Good question. CountryHouse Potatoes was a great employer. The pay wasn’t bad, and from what Adam said, the staff canteen food was yummy. If the position was temporary, I’d have already been at the post box.
‘I’m, um, used to working with pretty silver sugar balls and candied roses.’ I smiled. ‘Your average potato is uglier than my bunion.’
‘Ha, ha. Come on, Kimmy. It’s in catering. Put your mind to it and you could be supervisor in half the time I took. All this time you’ve spent at Best Buns bakery, with no chance of moving forward… If you forgot this mad cake-making idea of yours, you could be earning real money, getting promoted…’ His voice sounded even more animated than when he watched football.
‘But I’m going down to the job centre again on Monday.’ I opened one of the rickety cupboards and took out a pan. It was not a mad idea. Even the psychic I’d visited at the local Easter Fair said I was “born to bake”.

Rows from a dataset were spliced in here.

template <int BN>
__global__ void __launch_bounds__(kTcThreads, TcSmem<BN>::kCtasPerSm)
tc_gemm_kernel(const __grid_constant__ CUtensorMap tmA, const __grid_constant__ CUtensorMap tmA2, int K1,
               const float* __restrict__ Bp, float* __restrict__ C, int Mcap, int N, int Kpad, int Npad,
               int chunks_per_split, Epilogue ep) {
  const int M = ep.m_dev ? min(Mcap, max(__ldg(ep.m_dev) - ep.m_off, 0)) : Mcap;
  const int ntn = Npad / BN;
  const int tiles = ceil_div(M, kTcBM) * ntn;
  if ((int)blockIdx.x >= tiles) return;
  extern __shared__ uint8_t smem_raw[];
  using S = TcSmem<BN>;
  constexpr int kStages = S::kStages;
  uint8_t* smem = (uint8_t*)(((uintptr_t)smem_raw + 1023) & ~(uintptr_t)1023);
  uint64_t* full = (uint64_t*)(smem + kStages * S::kStageBytes);
  uint64_t* empty = full + kStages;

  const int tid = threadIdx.x, warp = tid >> 5, lane = tid & 31;
  const int kt0 = blockIdx.z * chunks_per_split;
  const int nk = min(Kpad / kTcBK - kt0, chunks_per_split);
  float* Cz = C + (size_t)blockIdx.z * Mcap * N;

  if (tid == 0) {
    for (int s = 0; s < kStages; ++s) {
      mbar_init(smem_u32(&full[s]), 1);
      mbar_init(smem_u32(&empty[s]), kTcConsumerWarps);
    }
    asm volatile("fence.mbarrier_init.release.cluster;" ::: "memory");
  }
  __syncthreads();

  if (warp == kTcConsumerWarps) {
    if (lane == 0) {
      const int total = (tiles - (int)blockIdx.x + (int)gridDim.x - 1) / (int)gridDim.x * nk;
      int tile = (int)blockIdx.x, kt = 0;
      for (int g = 0; g < total; ++g) {
        const int s = g % kStages;
        mbar_wait(smem_u32(&empty[s]), ((uint32_t)(g / kStages) & 1u) ^ 1u);
        const uint32_t st = smem_u32(smem + s * S::kStageBytes);
        const uint32_t fb = smem_u32(&full[s]);
        const int m0 = (tile / ntn) * kTcBM, n0 = (tile % ntn) * BN;
        const int k0 = (kt0 + kt) * kTcBK;
        mbar_arrive_expect_tx(fb, (uint32_t)S::kStageBytes);
        if (k0 < K1)
          tma_load_2d(st, &tmA, k0, m0, fb);
        else
          tma_load_2d(st, &tmA2, k0 - K1, m0, fb);
        const float* slab = Bp + (size_t)(kt0 + kt) * 2 * Npad * 32 + (size_t)n0 * 32;
        tma_bulk_g2s(st + S::kABytes, slab, S::kBBytes, fb);
        tma_bulk_g2s(st + S::kABytes + S::kBBytes, slab + (size_t)Npad * 32, S::kBBytes, fb);
        if (++kt == nk) {
          kt = 0;
          tile += (int)gridDim.x;
        }
      }
    }
  } else {
    constexpr int R = BN / 2;
    const int cw = warp >> 2;
    const int wq = warp & 3;
    const int r0 = 64 * cw + 16 * wq + (lane >> 2);
    const uint32_t a_row = (uint32_t)r0 * 128u + (uint32_t)(lane & 3) * 4u, a_swz = (uint32_t)(r0 & 7);
    auto load_a = [&](float* x, uint32_t sa, int j) {
#pragma unroll
      for (int q = 0; q < 4; ++q)
        x[q] = lds32(sa + a_row + (uint32_t)(q & 1) * 1024u + ((((uint32_t)(2 * j + (q >> 1))) ^ a_swz) << 4));
    };
    float acc[R], sum[R];
    int g = 0;
    for (int t = (int)blockIdx.x; t < tiles; t += (int)gridDim.x) {
      const int m0 = (t / ntn) * kTcBM, n0 = (t % ntn) * BN;
#pragma unroll
      for (int j = 0; j < R; ++j) sum[j] = 0.f;
      for (int kt = 0; kt < nk; ++kt, ++g) {
        const int s = g % kStages;
        mbar_wait(smem_u32(&full[s]), (uint32_t)(g / kStages) & 1u);
        const uint32_t sa = smem_u32(smem + s * S::kStageBytes);
        const uint64_t b_hi = make_smem_desc(sa + S::kABytes), b_lo = make_smem_desc(sa + S::kABytes + S::kBBytes);
        float x[4];
        uint32_t ah[2][4], al[2][4];
        load_a(x, sa, 0);
#pragma unroll
        for (int j = 0; j < R; ++j) acc[j] = 0.f;
#pragma unroll
        for (int j = 0; j < kTcBK / 8; ++j) {
          uint32_t* h = ah[j & 1];
          uint32_t* l = al[j & 1];
#pragma unroll
          for (int q = 0; q < 4; ++q) {
            float hi, lo;
            split_tf32(x[q], hi, lo);
            h[q] = __float_as_uint(hi);
            l[q] = __float_as_uint(lo);
          }
          const uint64_t adv = (uint64_t)((j * 32) >> 4);
          wgmma_fence();
          wgmma_tf32_rs<BN>(acc, h, b_hi + adv);
          wgmma_tf32_rs<BN>(acc, l, b_hi + adv);
          wgmma_tf32_rs<BN>(acc, h, b_lo + adv);
          wgmma_commit();
          if (j + 1 < kTcBK / 8) load_a(x, sa, j + 1);
          wgmma_wait<1>();
        }
        wgmma_wait<0>();
        wgmma_reg_fence<R>(acc);
        __syncwarp();
        if (lane == 0) mbar_arrive(smem_u32(&empty[s]));
#pragma unroll
        for (int j = 0; j < R; ++j) sum[j] += acc[j];
      }
      const bool has_bn = ep.bn_scale != nullptr, has_bias = ep.bias != nullptr, has_res = ep.residual != nullptr;
      const bool has_leaky = ep.leaky_alpha >= 0.f;
      const bool vec = (N & 3) == 0 &&
                       ((reinterpret_cast<uintptr_t>(C) | reinterpret_cast<uintptr_t>(ep.residual)) & 15) == 0;
      const uint32_t st_tile = smem_u32(smem + kStages * S::kStageBytes + 256) + (uint32_t)warp * S::kEpiWarpBytes;
      const uint32_t st_par = st_tile + 1024u;
      if (t == (int)blockIdx.x || ntn > 1) {
        for (int c = lane; c < BN; c += 32) {
          const int n = n0 + c;
          if (has_bn) {
            sts32(st_par + 4u * c, n < N ? ep.bn_scale[n] : 0.f);
            sts32(st_par + 4u * (BN + c), n < N ? ep.bn_shift[n] : 0.f);
          }
          if (has_bias) sts32(st_par + 4u * (2 * BN + c), n < N ? ep.bias[n] : 0.f);
        }
      }
#pragma unroll
      for (int h = 0; h < 2; ++h) {
#pragma unroll
        for (int cg = 0; cg < BN / 32; ++cg) {
          {
            const uint32_t r = (uint32_t)(lane >> 2), tq = (uint32_t)(lane & 3);
            const uint32_t swz = ((r & 3u) << 1) ^ (r >> 2);
#pragma unroll
            for (int jj = 0; jj < 4; ++jj) {
              const int j = 4 * cg + jj;
              sts64(st_tile + r * 128u + (((uint32_t)(2 * jj) + (tq >> 1)) ^ swz) * 16u + (tq & 1u) * 8u,
                    sum[4 * j + 2 * h], sum[4 * j + 2 * h + 1]);
            }
          }
          __syncwarp();
          const int pc = lane & 7;
          const int gn = n0 + 32 * cg + 4 * pc;
          const uint32_t par = st_par + 4u * (32 * cg + 4 * pc);
#pragma unroll
          for (int i = 0; i < 2; ++i) {
            const uint32_t r = (uint32_t)(lane >> 3) + 4u * i;
            const float4 v = lds128(st_tile + r * 128u + (((uint32_t)pc ^ ((r & 3u) << 1) ^ (r >> 2)) << 4));
            const int gm = m0 + 64 * cw + 16 * wq + 8 * h + (int)r;
            if (gm >= M || gn >= N) continue;
            const float rs = ep.rowscale != nullptr ? ep.rowscale[gm] : 1.f;
            const size_t orow = ep.row_map ? (size_t)ep.row_map[gm] : (size_t)gm;
            float* cp = Cz + orow * N + gn;
            const float* rp = has_res ? ep.residual + orow * N + gn : nullptr;
            float y[4] = {v.x * rs, v.y * rs, v.z * rs, v.w * rs};
            float res[4] = {0.f, 0.f, 0.f, 0.f};
            if (has_res) {
              if (vec) {
                const float4 rv = *reinterpret_cast<const float4*>(rp);
                res[0] = rv.x; res[1] = rv.y; res[2] = rv.z; res[3] = rv.w;
              } else {
#pragma unroll
                for (int e = 0; e < 4; ++e)
                  if (gn + e < N) res[e] = rp[e];
              }
            }
            if (has_bn) {
              const float4 sc = lds128(par), sh = lds128(par + 4u * BN);
              y[0] = fmaf(y[0], sc.x, sh.x); y[1] = fmaf(y[1], sc.y, sh.y);
              y[2] = fmaf(y[2], sc.z, sh.z); y[3] = fmaf(y[3], sc.w, sh.w);
            }
            if (has_bias) {
              const float4 bi = lds128(par + 8u * BN);
              y[0] += bi.x; y[1] += bi.y; y[2] += bi.z; y[3] += bi.w;
            }
#pragma unroll
            for (int e = 0; e < 4; ++e) {
              y[e] += res[e];
              if (has_leaky) y[e] = y[e] > 0.f ? y[e] : y[e] * ep.leaky_alpha;
            }
            if (vec) {
              *reinterpret_cast<float4*>(cp) = make_float4(y[0], y[1], y[2], y[3]);
            } else {
#pragma unroll
              for (int e = 0; e < 4; ++e)
                if (gn + e < N) cp[e] = y[e];
            }
          }
          __syncwarp();
        }
      }
    }
  }
}

__global__ void __launch_bounds__(256) splitk_reduce_kernel(const float* __restrict__ part, int splits, int Mcap, int N,
                                                            Epilogue ep, float* __restrict__ C) {
  const int M = ep.m_dev ? min(Mcap, max(__ldg(ep.m_dev) - ep.m_off, 0)) : Mcap;
  const long long slab = (long long)Mcap * N;
  long long total = (long long)M * N;
  for (long long i = (long long)blockIdx.x * blockDim.x + threadIdx.x; i < total; i += (long long)gridDim.x * blockDim.x) {
    int m = (int)(i / N), n = (int)(i % N);
    float y = 0.f;
    for (int z = 0; z < splits; ++z) y += part[(size_t)z * slab + i];
    if (ep.rowscale) y *= ep.rowscale[m];
    if (ep.bn_scale) y = fmaf(y, ep.bn_scale[n], ep.bn_shift[n]);
    if (ep.bias) y += ep.bias[n];
    const size_t orow = ep.row_map ? (size_t)ep.row_map[m] : (size_t)m;
    if (ep.residual) y += ep.residual[orow * N + n];
    if (ep.leaky_alpha >= 0.f) y = y > 0.f ? y : y * ep.leaky_alpha;
    C[orow * N + n] = y;
  }
}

He picked up the form. ‘You can’t go on like this forever, babe. I want to be with someone who’s willing to look further ahead than next week’s edition of Starchat.’
‘I don’t complain about your sport magazines.’
Dismissively he waved his hand. ‘They don’t encourage me to waste money on dye kits and fake tans.’
‘I thought you liked my blonde hair?’ I bent down, opened the fridge door and took out some eggs.
‘Wasn’t your hair light brown when we first met?’
I stood up and turned around. ‘Women call that “mouse”. ’
‘For all I cared it could have been black, green, streaked with pink or shaved off. It’s you I like, Kimmy – your contagious laugh and your… sense of right and wrong.’